PROVIDED DATA
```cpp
struct LsdPlan {
    int w, h;
    int sw, sh, spitch;
    int npx;
    int nTiles, tileRows;
    int nXB;
    int sMin;
    size_t frameBytes;
    int tW, cW;
    size_t offBlur, offT, offS, offCs, offCand, offFlag, offNfa, offOrder, offTileHist, offReg, offSeg, offMisc, offDxy, offKl, offSortIdx, offSegCnt, offComp, offSorted, offLbdDir;
    int blurTaps[7];
    int blur5Taps[5];
    int tabX, tabY;
    double rho, prec, p, logNT;
    int minRegSize;
    int nfaVariant;
    int lbdBitOrder;
    int lsdResize;
};

struct Misc {
    int maxS;
    int nDefined;
    int nSeg;
    int nCand;
    int nKl;
    int overflow;
    int claim;
    int pad_;
    long long cyc[8];
};

struct NfaStreamCtl {
    int candReady;
    int candFinal;
    int claim;
    int expired;
};
constexpr int NFA_STREAM_BLOCK = 8;
constexpr int NFA_STREAM_CTL_OFF = 256;

__device__ __forceinline__ int tix(int x, int y, int tW) { return y * tW + x; }
__device__ __forceinline__ int cix(int x, int y, int cW) { return y * cW + x; }

struct RectD { double x1, y1, x2, y2, width, x, y, theta, dx, dy, prec, p; };

#ifndef SSLAM_LSD_QCAP
#define SSLAM_LSD_QCAP 768
#endif
constexpr int QCAP = SSLAM_LSD_QCAP;
constexpr int MAXC = 5;

__device__ __forceinline__ double angle_diff_signed(double a, double b) {
    double diff = a - b;
    while (diff <= -kPI) diff += M_2PI_;
    while (diff > kPI) diff -= M_2PI_;
    return diff;
}
__device__ __forceinline__ bool is_aligned_val(float aDeg, double theta, double prec) {
    double n_theta = fabs(theta - (double)aDeg * DEG2RAD);
    const double wrapped = fabs(n_theta - M_2PI_);
    n_theta = n_theta > M_3_2_PI_ ? wrapped : n_theta;
    return aDeg != NOTDEF_F && n_theta <= prec;
}
```

structure-slam-pointline_amd/csrc/lsd_regions.h:

```cpp
#pragma once

struct RegQ {
    unsigned* lds; unsigned* glb;
    __device__ __forceinline__ unsigned get(int i) const { return i < QCAP ? lds[i] : glb[i]; }
    __device__ __forceinline__ unsigned get_n(int i, int n) const {
        if (n <= QCAP) { unsigned v = lds[i]; asm volatile("" : "+v"(v)); return v; }
        return get(i);
    }
    __device__ __forceinline__ void set(int i, unsigned v) const { if (i < QCAP) lds[i] = v; else glb[i] = v; }
};
struct Planes {
    float* T; const float2* Cs; const int* S; int tW, cW;
    __device__ __forceinline__ unsigned* Tb() const { return (unsigned*)T; }
    __device__ __forceinline__ float ldT(int i) const { return *(const float*)((const char*)T + ((unsigned)i << 2)); }
    __device__ __forceinline__ void stT(int i, float v) const { *(float*)((char*)T + ((unsigned)i << 2)) = v; }
    __device__ __forceinline__ float2 ldCs(int i) const { return *(const float2*)((const char*)Cs + ((unsigned)i << CS_SHIFT)); }
    __device__ __forceinline__ int ti(int x, int y) const { return (int)(__umul24((unsigned)y, (unsigned)tW) + (unsigned)x); }
    __device__ __forceinline__ int ti(unsigned e) const { return (int)(__umul24(e >> 16, (unsigned)tW) + (e & 0xFFFFu)); }

};
__device__ __forceinline__ bool t_free(float t) { return __float_as_int(t) >= 0; }
__device__ __forceinline__ float t_used(float t) { return __int_as_float(__float_as_int(t) | (int)USED_BIT); }
constexpr int MW_BM_WORDS = 256 * 256 / 32, MW_REACH = 126;
__device__ __forceinline__ int mw_bit(int x, int y) { return ((y & 255) << 8) | (x & 255); }
// ... 12 lines not shown
__device__ __forceinline__ double readlane_d(double v, int l) {
    int lo = __builtin_amdgcn_readlane(__double2loint(v), l), hi = __builtin_amdgcn_readlane(__double2hiint(v), l);
    return __hiloint2double(hi, lo);
}

__device__ __forceinline__ float div_unit_range(float a, float b) {
    float r = __builtin_amdgcn_rcpf(b);
    r = __builtin_fmaf(__builtin_fmaf(-b, r, 1.0f), r, r);
    float q = a * r;
    q = __builtin_fmaf(__builtin_fmaf(-b, q, a), r, q);
    return __builtin_fmaf(__builtin_fmaf(-b, q, a), r, q);
}

__device__ __forceinline__ float fast_atan2_deg_unit(float y, float x) {
    const float p1 = 0.9997878412794807f * (float)(180 / 3.14159265358979323846);
    const float p3 = -0.3258083974640975f * (float)(180 / 3.14159265358979323846);
    const float p5 = 0.1555786518463281f * (float)(180 / 3.14159265358979323846);
    const float p7 = -0.04432655554792128f * (float)(180 / 3.14159265358979323846);
    const float eps = (float)2.2204460492503131e-16;
    const float ax = fabsf(x), ay = fabsf(y);
    const float c = div_unit_range(fminf(ax, ay), __fadd_rn(fmaxf(ax, ay), eps));
    const float c2 = __fmul_rn(c, c);
    float a = __fmul_rn(__fadd_rn(__fmul_rn(__fadd_rn(__fmul_rn(__fadd_rn(__fmul_rn(p7, c2), p5), c2), p3), c2), p1), c);
    if (ax < ay) a = __fsub_rn(90.f, a);
    a = fabsf(__fsub_rn(__int_as_float((__float_as_int(x) >> 31) & 0x43340000), a));
    a = fabsf(__fsub_rn(__int_as_float((__float_as_int(y) >> 31) & 0x43b40000), a));
    return a;
}

#ifdef SSLAM_TESTING
__global__ void k_selftest_region_div(unsigned long long seed, int iters, unsigned long long* __restrict__ out) {
    unsigned long long x = seed + (blockIdx.x * (unsigned long long)blockDim.x + threadIdx.x) * 0x9E3779B97F4A7C15ull;
    auto rnd = [&]() { x ^= x << 13; x ^= x >> 7; x ^= x << 17; return (float)((double)(x >> 11) * 0x1p-53); };
    unsigned long long bad = 0, bad2 = 0;
    for (int it = 0; it < iters; ++it) {
        const float ex = exp2f(-54.f + 74.f * rnd()), ey = exp2f(-54.f + 74.f * rnd());
        float sx = (1.f + rnd()) * ex, sy = (1.f + rnd()) * ey;
        const int mode = (int)(rnd() * 16.f);
        if (mode == 0) sy = 0.f; else if (mode == 1) sx = sy; else if (mode == 2) sx = 6.123234e-17f * (float)(1 + (int)(rnd() * 4000.f));
        else if (mode == 3) { sx = (float)(int)(rnd() * 100000.f); sy = (float)(int)(rnd() * 100000.f); if (sx == 0.f && sy == 0.f) sx = 1.f; }
        if ((x & 1) && sx != 0.f) sx = -sx;
        if ((x & 2) && sy != 0.f) sy = -sy;
        if (sx == 0.f && sy == 0.f) continue;
        const float eps = (float)2.2204460492503131e-16;
        const float ax = fabsf(sx), ay = fabsf(sy), mn = fminf(ax, ay), mx = __fadd_rn(fmaxf(ax, ay), eps);
        if (__float_as_int(div_unit_range(mn, mx)) != __float_as_int(__fdiv_rn(mn, mx))) ++bad;
        if (__float_as_int(fast_atan2_deg_unit(sy, sx)) != __float_as_int(fast_atan2_deg<false>(sy, sx))) ++bad2;
    }
    if (bad) atomicAdd(out, bad);
    if (bad2) atomicAdd(out + 1, bad2);
}
#endif
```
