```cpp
__global__ void __launch_bounds__(256) dah_wide_kernel(const uint4* __restrict__ roots, uint32_t* __restrict__ dah,
                                                       unsigned* __restrict__ done, uint32_t* __restrict__ digests,
                                                       int n, int P) {
  extern __shared__ __attribute__((aligned(16))) uint32_t sdig[];
  __shared__ unsigned last;
  const unsigned b = blockIdx.x / P, part = blockIdx.x % P;
  if (threadIdx.x == 0) last = 0;
  const int i = part * 256 + threadIdx.x;
  if (i < n) {
    uint32_t L[24], st[8];
    load_node(roots + ((size_t)b * n + i) * 6, L);
    dah_leaf_digest(L, st);
    uint4* dg = reinterpret_cast<uint4*>(digests + ((size_t)b * n + i) * 8);
    dg[0] = make_uint4(st[0], st[1], st[2], st[3]);
    dg[1] = make_uint4(st[4], st[5], st[6], st[7]);
  }
  __threadfence();
  __syncthreads();
  if (threadIdx.x == 0) {
    const unsigned prev = __hip_atomic_fetch_add(done + b, 1u, __ATOMIC_ACQ_REL, __HIP_MEMORY_SCOPE_AGENT);
    if (prev == (unsigned)P - 1) last = 1;
  }
  __syncthreads();
  if (!last) return;
  __atomic_thread_fence(__ATOMIC_ACQUIRE);
  const uint4* src = reinterpret_cast<const uint4*>(digests + (size_t)b * n * 8);
  for (int x = threadIdx.x; x < n * 2; x += blockDim.x) reinterpret_cast<uint4*>(sdig)[x] = src[x];
  __syncthreads();
  dah_fold_kw(sdig, n, dah + b * 8, sdig + (n + (n + 1) / 2) * 8);
  if (threadIdx.x == 0) __hip_atomic_store(done + b, 0u, __ATOMIC_RELAXED, __HIP_MEMORY_SCOPE_AGENT);
}

constexpr int kLdsRec = 7;
#ifndef CDA_TREES_TRACE
#define CDA_TREES_TRACE 0
#endif
#if CDA_TREES_TRACE
__device__ unsigned long long* g_trees_trace;
#endif
struct TreesStamps {
  unsigned long long* v;
};
__device__ __forceinline__ void trees_mark(TreesStamps& ts, int slot) {
#if CDA_TREES_TRACE
  if (threadIdx.x == 0) {
    ts.v[2 * slot] = __builtin_amdgcn_s_memrealtime();
    ts.v[2 * slot + 1] = __builtin_amdgcn_s_memtime();
  }
#else
  (void)ts, (void)slot;
#endif
}
__device__ __forceinline__ void trees_flush(const TreesStamps& ts, int lo, int hi) {
#if CDA_TREES_TRACE
  if (threadIdx.x == 0 && g_trees_trace)
    for (int s = lo; s < hi; s++) {
      g_trees_trace[((size_t)blockIdx.x * 32 + s) * 2] = ts.v[2 * s];
      g_trees_trace[((size_t)blockIdx.x * 32 + s) * 2 + 1] = ts.v[2 * s + 1];
    }
#else
  (void)ts, (void)lo, (void)hi;
#endif
}
__device__ __forceinline__ void load_pair(const uint4* in, int i, uint32_t (&L)[24], uint32_t (&R)[24]) {
#pragma unroll
  for (int q = 0; q < 6; q++) {
    const uint4 u = in[(2 * i) * kLdsRec + q], v = in[(2 * i + 1) * kLdsRec + q];
    L[4 * q] = u.x, L[4 * q + 1] = u.y, L[4 * q + 2] = u.z, L[4 * q + 3] = u.w;
    R[4 * q] = v.x, R[4 * q + 1] = v.y, R[4 * q + 2] = v.z, R[4 * q + 3] = v.w;
  }
}
__global__ void __launch_bounds__(256) trees_lds_kernel(const uint4* __restrict__ leaves, uint4* __restrict__ roots,
                                                        uint32_t* __restrict__ dah, unsigned* __restrict__ done,
                                                        uint32_t* __restrict__ digests, int log2w) {
  extern __shared__ __attribute__((aligned(16))) uint4 lds[];
  __shared__ unsigned last;
  const int w = 1 << log2w, n = 2 * w;
  const int half = threadIdx.x >> 7, ht = threadIdx.x & 127;
  const unsigned gtree = blockIdx.x * 2 + half;
  const unsigned b = gtree >> (log2w + 1), tree = gtree & (n - 1);
  const bool col = tree >= (unsigned)w;
  const unsigned t = tree & (w - 1);
  const uint4* lb = leaves + (size_t)b * w * w * 6;
#if CDA_TREES_TRACE
  __shared__ unsigned long long tstamp[64];
  TreesStamps tst{tstamp};
#else
  TreesStamps tst{nullptr};
#endif
  trees_mark(tst, 0);
  if (threadIdx.x == 0) last = 0;
  uint4* A = lds + (size_t)half * (w + w / 2) * kLdsRec;
  uint4* B = A + (size_t)w * kLdsRec;
  uint32_t* kw = reinterpret_cast<uint32_t*>(lds + (size_t)2 * (w + w / 2 + 1) * kLdsRec) + half * 2 * 64 * kKwStride;
  for (int x = ht; x < w * 6; x += 128) {
    const int i = x / 6, q = x - i * 6;
    const size_t rec = col ? ((size_t)i << log2w) + t : ((size_t)t << log2w) + i;
    A[i * kLdsRec + q] = lb[rec * 6 + q];
  }
  __syncthreads();
  trees_mark(tst, 1);
  for (int l = 1; l <= log2w; l++) {
    const uint4* in = (l & 1) ? A : B;
    uint4* out = (l & 1) ? B : A;
    const int nodes = w >> l;
    if (nodes > 64) {
      for (int i = ht; i < nodes; i += 128) {
        uint32_t L[24], R[24], o[24];
        load_pair(in, i, L, R);
        hash_node_regs(L, R, o);
#pragma unroll
        for (int q = 0; q < 6; q++) out[i * kLdsRec + q] = make_uint4(o[4 * q], o[4 * q + 1], o[4 * q + 2], o[4 * q + 3]);
      }
    } else {
      const int i = ht & 63;
      uint32_t L[24], R[24], st[8];
      load_pair(in, i, L, R);
      if (ht < 64) {
        uint32_t m[16];
        sha256_init(st);
        node_block<0>(L, R, m);
        sha256_compress(st, m);
        trees_mark(tst, 2 + 3 * (l - 1));
      } else {
        uint32_t m[16];
        node_block<1>(L, R, m);
        sha256_kw_store(m, kw + i * kKwStride);
        node_block<2>(L, R, m);
        sha256_kw_store(m, kw + (64 + i) * kKwStride);
      }
      __syncthreads();
      trees_mark(tst, 3 + 3 * (l - 1));
      if (ht < 64) {
        sha256_rounds_kw(st, kw + i * kKwStride);
        sha256_rounds_kw(st, kw + (64 + i) * kKwStride);
        uint32_t o[24];
        node_record(L, R, st, o);
        if (i < nodes)
#pragma unroll
          for (int q = 0; q < 6; q++)
            out[i * kLdsRec + q] = make_uint4(o[4 * q], o[4 * q + 1], o[4 * q + 2], o[4 * q + 3]);
      }
    }
    __syncthreads();
// ... 587 lines not shown
```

ABOUT THIS TASK
Among the records above, find the lines where the word "else" appears and copy them.

RESPONSE TO THE TASK
    __device__ __forceinline__ void set(int i, unsigned v) const { if (i < QCAP) lds[i] = v; else glb[i] = v; }
        if (mode == 0) sy = 0.f; else if (mode == 1) sx = sy; else if (mode == 2) sx = 6.123234e-17f * (float)(1 + (int)(rnd() * 4000.f));
        else if (mode == 3) { sx = (float)(int)(rnd() * 100000.f); sy = (float)(int)(rnd() * 100000.f); if (sx == 0.f && sy == 0.f) sx = 1.f; }
#else
#else
#else
    } else {
      } else {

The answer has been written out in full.